A
mí me enseñaron con una tiza que olía a talco, con un compás que era un hilo,
con una pizarra que llamaban encerado, con un borrador que acumulaba un polvo legendario
y sabio como el de una tumba egipcia. ¿Qué hace falta para enseñar bien? Los
pitagóricos hacían sus cuentas con piedrecillas (cálculos) y la Academia de
Platón apenas era un picnic en un olivar, pero no sé qué pasa aquí que sale tan
caro, tan duro, tan imposible un maestro con su pizarra. Yo tenía ese maestro
despeinado o esa maestra dulce y de la pizarra salían conjugaciones, dicotiledóneas,
fracciones o toda la Casa de Austria con gorguera, pero no sentía yo allí
burocracias ni ideologías ni política, que no rimaban con nada en la clase.
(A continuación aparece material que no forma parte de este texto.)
template <int GS, class SP, int MAXPER, bool PAD, bool SEEDS = false, bool UNI = false>
__device__ __forceinline__ bool do_walk(const Work<SP> &ws, const Grp<GS> &g_, const UgsWalkArgs &a, int64_t row_rel,
                                        uint32_t *SV , uint4 *EL ,
                                        uint32_t *nedges_out = nullptr ) {

    static_assert(!PAD || GS == 64, "padded rows are read by a whole wave");
    static_assert(!UNI || (PAD && !SEEDS && sizeof(typename SP::TW) == 4), "UNI: one graph, one seed, padded rows, staging on");
    const Grp<GS> &g = g_;
    constexpr bool STG = GS == 64 && sizeof(typename SP::TW) == 4;
    StageCtx sc;
    sc.EL = EL; sc.ne = 0u; sc.on = STG && a.stage != nullptr && EL != nullptr; sc.onm = 0ull;
    if constexpr (UNI) { sc.on = true; sc.onm = ~0ull; }
    else if constexpr (STG) {
        uint32_t on32 = g.uni(sc.on ? 1u : 0u);
        asm volatile("" : "+s"(on32));
        sc.onm = 0ull - (uint64_t)on32;
    }
    const UgsPlanDev &P = a.plan;
    const int64_t row = a.row_begin + row_rel;
    int64_t gi, i;
    if (UNI || P.num_graphs == 1) { gi = 0; i = row; }
    else { gi = row / a.m; i = row - gi * a.m; }
    const UgsGraphDesc gd = P.graphs[gi];
    const int k = a.k;
    int64_t *out = a.nodes + row_rel * k;
    if (nedges_out) *nedges_out = 0u;
    if (gd.level < 0) {
        for (int j = g.lane; j < k; j += GS) out[j] = -1;
        if (g.lane == 0) a.counts[row_rel] = 0;
        return true;
    }
    STAMP_DECL;
    STAMP_BEGIN();
    Rng rng;
    uint64_t seed_base;
    if constexpr (SEEDS) seed_base = a.seeds[gi];
    else seed_base = a.seed_ptr ? *a.seed_ptr : a.seed64;
    rng.init(seed_base + (uint64_t)i * 0x9e3779b97f4a7c15ull);
    uint32_t root_vi, root_v;
    uint32_t j = 0;
    double u = 0.0;
    UgsRootRec rr{};
    int2 vr = make_int2(0, 0);
    if (gd.level == 0) {
        j = mod64_root(rng.next(), (uint32_t)gd.n);
        u = (double)rng.next() * 0x1p-64;
        rr = P.roots[gd.vbase + j];
    } else {
        const uint32_t idx = mod64_root(rng.next(), (uint32_t)gd.n_viable);
        vr = P.viable[gd.viable_base + idx];
    }
    __builtin_amdgcn_sched_barrier(0);
    {
        uint4 *H4 = reinterpret_cast<uint4 *>(ws.HK);
        const uint32_t n4 = (ws.hmask + 1u) >> 2;
        for (uint32_t s = g.lane; s < n4; s += GS) H4[s] = make_uint4(kEmpty, kEmpty, kEmpty, kEmpty);
    }
    if (gd.level == 0) {
        const bool self = u < rr.prob;
        root_vi = g.uni(self ? j : (uint32_t)rr.alias);
        root_v = g.uni((uint32_t)(self ? rr.v_self : rr.v_alias));
    } else {
        root_vi = g.uni((uint32_t)vr.x);
        root_v = g.uni((uint32_t)vr.y);
    }
    uint32_t r0 = 0, r1 = 0;
    int2 e0 = make_int2(0, 0);
    uint32_t v = root_v;
    if constexpr (PAD) e0 = load_prow(P, gd.vbase + v, g.lane);
    else { r0 = g.uni((uint32_t)P.rowptr[gd.rbase + v]); r1 = g.uni((uint32_t)P.rowptr[gd.rbase + v + 1]); }
    SP::sync();
    if (g.lane == 0) { ws.HK[hash_slot(root_v, ws.hmask)] = root_v | kInS; SV[0] = root_v; }
    SP::sync();
    uint32_t size = 1, c = 0, hcount = 1, ecount = 0;
    int nvalid = 0;
    STAMP_END(0);
    const bool root_only = STG && k == 1;
    bool last_row = root_only;
    for (int step = 0; !root_only; ++step) {
        Grp<GS> g = g_;
        if constexpr (GS == 64) asm volatile("" : "+v"(g.lane));
#ifdef UGS_PAD
        {
            uint32_t pad_;
#if UGS_PAD == 1
#define UGS_PAD1 asm volatile("s_mov_b32 %0, 0" : "=s"(pad_));
#elif UGS_PAD == 2
#define UGS_PAD1 asm volatile("s_mov_b32 %0, 0x12345678" : "=s"(pad_));
#elif UGS_PAD == 3
#define UGS_PAD1 asm volatile("v_mov_b32_e32 %0, 0" : "=v"(pad_));
#elif UGS_PAD == 4
#define UGS_PAD1 asm volatile("v_mov_b32_e64 %0, 0" : "=v"(pad_));
#elif UGS_PAD == 5
#define UGS_PAD1 asm volatile("s_cmp_eq_u32 0, 0\ns_cbranch_scc0 ugs_pad_%=\nugs_pad_%=:" : "=s"(pad_) : : "scc");
#elif UGS_PAD == 6
#define UGS_PAD1 asm volatile("s_branch ugs_pad_%=\nugs_pad_%=:" : "=s"(pad_));
#elif UGS_PAD == 7
#define UGS_PAD1 asm volatile("s_nop 0" : "=s"(pad_));
#elif UGS_PAD == 8
#define UGS_PAD1 asm volatile("s_nop 1" : "=s"(pad_));
#else
#define UGS_PAD1 asm volatile("s_waitcnt lgkmcnt(0)" : "=s"(pad_));
#endif
#define UGS_PAD8 UGS_PAD1 UGS_PAD1 UGS_PAD1 UGS_PAD1 UGS_PAD1 UGS_PAD1 UGS_PAD1 UGS_PAD1
            UGS_PAD8 UGS_PAD8 UGS_PAD8 UGS_PAD8 UGS_PAD8 UGS_PAD8 UGS_PAD8 UGS_PAD8
#undef UGS_PAD8
#undef UGS_PAD1
        }
#endif
        bool ok;
        if constexpr (STG) {
            if constexpr (PAD) ok = scan_prow<SP, true, STG, UNI>(ws, g, P, v, root_vi, size, c, hcount, ecount, e0, gd.vbase + v, sc);
            else ok = scan_row<GS, SP, true, STG>(ws, g, P.adj, v, root_vi, size, c, hcount, ecount, r0, r1, sc);
            STAMP_END(1);
            if (!ok) return false;
            if (c == 0) break;
        } else {
            if (step < k - 1) {
                if constexpr (PAD) ok = scan_prow<SP, true, STG, UNI>(ws, g, P, v, root_vi, size, c, hcount, ecount, e0, gd.vbase + v, sc);
                else ok = scan_row<GS, SP, true, STG>(ws, g, P.adj, v, root_vi, size, c, hcount, ecount, r0, r1, sc);
            } else {
                if constexpr (PAD) ok = scan_prow<SP, false, STG, UNI>(ws, g, P, v, root_vi, size, c, hcount, ecount, e0, gd.vbase + v, sc);
                else ok = scan_row<GS, SP, false, STG>(ws, g, P.adj, v, root_vi, size, c, hcount, ecount, r0, r1, sc);
            }
            STAMP_END(1);
            if (!ok) return false;
            if (step >= k - 1 || c == 0) break;
        }
        const uint32_t rsel = g.uni(mod64_by<sizeof(typename SP::TW) == 4, sizeof(typename SP::TW) == 4 && GS == 64>(rng.next(), c));
        STAMP_END(4);
        const Pick pick = select_any<GS, MAXPER>(ws, g, c, rsel, nvalid);
        const uint32_t w = pick.w;
        if constexpr (PAD) {
            e0 = load_prow(P, gd.vbase + w, g.lane);
        } else {
            r0 = (uint32_t)P.rowptr[gd.rbase + w];
            r1 = (uint32_t)P.rowptr[gd.rbase + w + 1];
            r0 = g.uni(r0); r1 = g.uni(r1);
        }
        STAMP_END(2);
        if constexpr (STG) {
            if (size + 1u == (uint32_t)k) {
                SV[size] = w;
                size += 1;
                v = w;
                SP::sync();
                last_row = true;
                break;
            }
        }
        uint32_t q = pick.q;
        if constexpr (sizeof(typename SP::TW) != 4) {
            for (uint32_t t0 = 0; t0 < c && q == c; t0 += 4 * GS) {
                uint32_t x[4];
#pragma unroll
                for (int u = 0; u < 4; ++u) { const uint32_t t = t0 + u * GS + g.lane; x[u] = (t < c) ? ws.D[t] : kEmpty; }
#pragma unroll
                for (int u = 0; u < 4; ++u) {
                    const uint64_t mk = g.ballot(x[u] == w);
                    if (mk && q == c) q = t0 + u * GS + (uint32_t)(__ffsll((long long)mk) - 1);
                }
            }
        }
        STAMP_END(7);
        for (uint32_t t0 = q; t0 + 1 < c; t0 += 4 * GS) {
            uint32_t x[4];
            if constexpr (sizeof(typename SP::TW) == 4) {
#pragma unroll
                for (int u = 0; u < 4; ++u) x[u] = ws.D[t0 + u * GS + g.lane + 1];
                SP::sync();
                {
                    const uint32_t tb = t0 + (uint32_t)g.lane;
                    constexpr uint32_t last = (uint32_t)(MAXPER * GS) - 1u;
#pragma unroll
                    for (int u = 0; u < 4; ++u) {
                        const uint32_t lim4 = (last - (uint32_t)(u * GS)) * 4u, tb4 = tb * 4u;
                        *reinterpret_cast<uint32_t *>(reinterpret_cast<char *>(ws.D + u * GS) + (tb4 < lim4 ? tb4 : lim4)) = x[u];
                    }
                }
            } else {
#pragma unroll
                for (int u = 0; u < 4; ++u) { const uint32_t t = t0 + u * GS + g.lane; x[u] = (t + 1 < c) ? ws.D[t + 1] : 0u; }
                SP::sync();
#pragma unroll
                for (int u = 0; u < 4; ++u) { const uint32_t t = t0 + u * GS + g.lane; if (t + 1 < c) ws.D[t] = x[u]; }
            }
            SP::sync();
        }
        {
            int keep = 0;
            if constexpr (sizeof(typename SP::TW) == 4) {
                if constexpr (GS == 64) keep = chain_index_below_lanes(q + 1u, g_.chain); else
                keep = chain_index_below<nst_of(MAXPER * GS)>(q + 1u);
                keep = keep < nvalid ? keep : nvalid;
            } else {
                while (keep < nvalid && d_chain.B[keep] <= q) ++keep;
            }
            nvalid = keep;
        }
        c -= 1;
        STAMP_END(8);
        {
            const uint32_t step = hash_step(w);
            if constexpr (GS == 64 && sizeof(typename SP::TW) == 4) {
                uint32_t ls;
                asm("v_mul_u32_u24 %0, %1, %2" : "=v"(ls) : "s"(step), "v"(g.lane));
                uint32_t s = (hash_slot(w, ws.hmask) + ls) & ws.hmask;
                const uint32_t addr = (uint32_t)(uintptr_t)ws.HK + (s << 2);
                uint32_t t;
                uint64_t saved, found;
                asm volatile(
                    "s_mov_b64 %[sv], exec\n"
                    "ds_read_b32 %[t], %[addr]\n"
                    "s_waitcnt lgkmcnt(0)\n"
                    "v_cmpx_eq_u32 %[w], %[t]\n"
                    "ds_write_b32 %[addr], %[wf]\n"
                    "s_mov_b64 %[fd], exec\n"
                    "s_mov_b64 exec, %[sv]\n"
                    : [t] "=&v"(t), [sv] "=&s"(saved), [fd] "=&s"(found)
                    : [addr] "v"(addr), [w] "s"(w), [wf] "v"(w | kInS)
                    : "vcc", "memory");
                if (__builtin_expect(found == 0ull, 0)) {
                    bool hit = false;
                    for (uint32_t it = GS; !g.any(hit) && it <= ws.hmask; it += GS) {
                        s = (s + GS * step) & ws.hmask;
                        hit = ws.HK[s] == w;
                    }
                    if (hit) ws.HK[s] = w | kInS;
                }
            } else {
            uint32_t s = (hash_slot(w, ws.hmask) + (uint32_t)g.lane * step) & ws.hmask;
            bool hit = ws.HK[s] == w;
            for (uint32_t it = GS; __builtin_expect(!g.any(hit), 0) && it <= ws.hmask; it += GS) {
                s = (s + GS * step) & ws.hmask;
                hit = ws.HK[s] == w;
            }
            if (hit) ws.HK[s] = w | kInS;
            }
            if constexpr (GS == 64) SV[size] = w;
            else
            if (g.lane == 0) SV[size] = w;
        }
        size += 1;
        v = w;
        SP::sync();
        STAMP_END(3);
    }
    if constexpr (STG) {
        if (last_row) {
            if constexpr (PAD) (void)scan_prow<SP, false, STG, UNI, true>(ws, g, P, v, root_vi, size, c, hcount, ecount, e0, gd.vbase + v, sc, SV);
            else (void)scan_row<GS, SP, false, STG, true>(ws, g, P.adj, v, root_vi, size, c, hcount, ecount, r0, r1, sc, SV);
            STAMP_END(1);
        }
    }
    if constexpr (GS == 64) ecount = g.last(g.prefix_incl(ecount));
    const uint32_t nedges = (size == (uint32_t)k) ? ecount : 0u;
    bool flush = false;
    uint4 en = make_uint4(0u, 0u, 0u, 0u);
    uint32_t ecol = 0u;
    if constexpr (STG) {
        flush = sc.on && nedges != 0u && sc.ne <= UGS_STAGE_ENTRIES;
        if (flush && flush_has_hit(sc.ne, (uint32_t)g.lane)) { en = sc.EL[flush_hit_lane(sc.ne, (uint32_t)g.lane)]; ecol = (uint32_t)P.adjf[en.x].y; }
    }
    const int64_t off = gd.node_lo + a.extra_node_off;
    for (int j = g.lane; j < k; j += GS) out[j] = (j < (int)size) ? (int64_t)SV[j] + off : (int64_t)-1;
    if (g.lane == 0) a.counts[row_rel] = nedges | (flush ? UGS_COUNT_STAGED : 0u);
    if (nedges_out) *nedges_out = nedges;
    if (UNI || a.stage) {
        if constexpr (STG) { if (flush) stage_flush(sc.ne, g, SV, (uint32_t)k, en, ecol, a.stage + row_rel * UGS_STAGE_ITEMS); }
        if (g.lane == 0 && !flush && nedges != 0u) a.ulist[atomicAdd(a.ucount, 1u)] = row_rel;
    }
    STAMP_END(5);
    return true;
}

Luego, en el instituto, las matemáticas se hicieron marabunta, los exámenes se
perseguían en moto y yo ya tenía calculadora con los ochos más verdes que hayan
existido nunca, pero seguía estando el profesor, la clase mojada de los
paraguas y de las lecciones, y esa pizarra para llenar como una cueva
interminable. Todo parecía sencillísimo. La historia y la matemática eran las
que eran, los trilobites seguían acostados sobre su radiografía eterna, y los
poetas, muertos de hambre en sus arpas. Y el profesor te aprobaba o te cateaba
con una marca de mosquetero en rojo. No podía imaginar entonces que hicieran
falta legiones, chupatintas, ciudadelas, augures, jurisperitos, capitanejos,
ideólogos y fueros detrás de un profesor y su pizarra. Por eso nunca entendí
las huelgas de estudiantes, ese raro sindicato que venía a mi clase como a
proponer sólo desconchones. Y si me iba al patio, no era en busca de una
bandera, sino de un banco o de una muchacha con chubasquero y ojos de alumbre.
No
hace falta tanto para enseñar bien. Ni siquiera tanto dinero. Pero una aciaga
generación de imbéciles de la pedagogía ha llenado de escombros y perifollos las
pizarras y los bolsillos de los profesores. Y políticos o politizados igual de
aciagos han querido meter ideología y enchufados de su casta en esa sencillez
como molinera de las aulas. Eso cuando no han pretendido convertirlo todo en
una guerra sobre si se ponen o se quitan curas o falditas. La huelga en la
Universidad la entiendo. Si ahora hay que ser rico o un genio para poder hacer
una carrera, está claro que, a falta de genios, las élites serán otra vez los
niños de papá. Pero en Secundaria sigue habiendo mucho de esa ideología de los
desconchones, la de esos mismos que venían a mi clase queriendo hacer
estalinismo con la selectividad. ¿Recortes? Por supuesto. Que recorten todo lo
que sobra hasta que queden ese profesor que habla de Kepler o de Parménides, esa
tiza que deja restos como de pan, esa pizarra como la parte de atrás de todo lo
que existe, esa ciencia sin bando, esos libros con el plástico de las tardes, esos
hijos del obrero o del farmacéutico tras la misma ventana. En la antigüedad, bastaban
un maestro en un pórtico o en una estera y alumnos con tablillas. Y ganas de
enseñar y aprender.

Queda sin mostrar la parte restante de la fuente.